In early 1875, Ronalds left Tunis and moved to London. She had continued to maintain her friendship with Jennie Jerome, who became Lady Randolph Churchill in 1874, with the Prince of Wales and his brother, the Duke of Edinburgh, and with various Americans and French living in London. She later became friendly with Queen Victoria and Queen Alexandra.

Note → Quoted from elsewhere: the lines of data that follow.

@@ -353,12 +379,14 @@
     const dim3 block(256);
     auto launch = [&](auto ppt_c) {
         constexpr int P = decltype(ppt_c)::value;
-        if (sky.enabled) hipLaunchKernelGGL((k_lighting_fast<SUN, GI, P, true>), dim3(f.sky_first + blocks), block, 0, st, a, csm, lpv, sky, f);
+        if (sky.enabled && f.strays_inline) hipLaunchKernelGGL((k_lighting_fast<SUN, GI, P, true, true>), dim3(f.sky_first + blocks), block, 0, st, a, csm, lpv, sky, f);
+        else if (sky.enabled) hipLaunchKernelGGL((k_lighting_fast<SUN, GI, P, true>), dim3(f.sky_first + blocks), block, 0, st, a, csm, lpv, sky, f);
         else hipLaunchKernelGGL((k_lighting_fast<SUN, GI, P, false>), dim3(blocks), block, 0, st, a, csm, lpv, sky, f);
     };
     if (ppt == 4) launch(std::integral_constant<int, 4>{});
     else if (ppt == 2) launch(std::integral_constant<int, 2>{});
     else launch(std::integral_constant<int, 1>{});
+    if (f.strays_inline && strays_inline_body(sky.enabled != 0u)) return hipGetLastError();
     const uint32_t fgroups = (f.num_segments + kFixupSegs - 1) / kFixupSegs;
     const dim3 fgrid(fgroups < kFixupMaxWorkgroups ? fgroups : kFixupMaxWorkgroups);
     if (ppt == 4) hipLaunchKernelGGL((k_lighting_fixup<SUN, GI, 4>), fgrid, block, 0, st, a, csm, lpv, sky, f);
@@ -379,6 +407,8 @@
     }
 }
 
+bool lighting_fast_finishes_strays(bool sky_bound) { return strays_inline_body(sky_bound); }
+
 hipError_t launch_colx_table(const LightingArgs& a, const FastArgs& f, float* out, uint32_t stride, uint32_t row_stride, hipStream_t st) {
     const hipError_t me = hipMemsetAsync(&f.state->colx_neg_zero, 0, sizeof(uint32_t), st);
     if (me != hipSuccess) return me;
diff --git a/androidrenderer_amd/csrc/lighting_common.hpp b/androidrenderer_amd/csrc/lighting_common.hpp
--- a/androidrenderer_amd/csrc/lighting_common.hpp
+++ b/androidrenderer_amd/csrc/lighting_common.hpp
@@ -522,7 +522,7 @@
     return r;
 }
 
-template <int SUN, int GI>
+template <int SUN, int GI, bool SKY_FILL = true>
 SAH_DEV uint2 shade_pixel_general(const LightingArgs& a, const CsmArgs& csm, const LpvArgs& lpv, const SkyArgs& sky, uint32_t x, uint32_t y,
                                   const Px& p, const float* lut) {
     Hn lit[4] = {Hn::lit(0.f), Hn::lit(0.f), Hn::lit(0.f), Hn::lit(0.f)};
@@ -559,7 +559,7 @@
         lit[2] = Hn(tof(lit[2]) + (Fn(lut[(p.emission >> 16) & 0xffu]) * e).v);
         lit[3] = Hn(tof(lit[3]) + 1.0f);
     }
-    if (sky.enabled && !surface) sky_frag(a, sky, x, y, lit);
+    if (SKY_FILL && sky.enabled && !surface) sky_frag(a, sky, x, y, lit);
     if constexpr (SUN == SAH_SHADOW_MODE_RT) {
         if (surface) {
             float add[3];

Ronalds' affair with Sullivan began not long after she moved to London. Three years his senior, she was still in her thirties and beautiful, with a strong personality. Social conventions of the time compelled them to keep their relationship discreet. She was still married (she filed a petition for divorce in 1875 but quietly dropped it in 1878); but even had she been divorced, Sullivan would not have been willing to face the social stigma of marrying a divorcee and other members of British society would not have associated with a divorcee. Her relationship with Sullivan deepened after the deaths of his brother Fred (1877) and his mother (1882). Sullivan became close with Ronalds' children and parents, especially after his brother Fred's family moved to America in 1883. In his diaries, Sullivan referred to her as "Mrs. Ronalds" when he saw her in a public setting, but "L. W." (for "Little Woman") when they were alone together, often with a number in parentheses indicating the number of sexual acts completed. It is thought that Ronalds was pregnant on at least two occasions, and she apparently procured an abortion in 1882 and again in 1884. The 1999 biographical film Topsy-Turvy depicts Sullivan and Ronalds discussing an abortion at around the time of the production of The Mikado. Eleanor David portrays Ronalds in the film.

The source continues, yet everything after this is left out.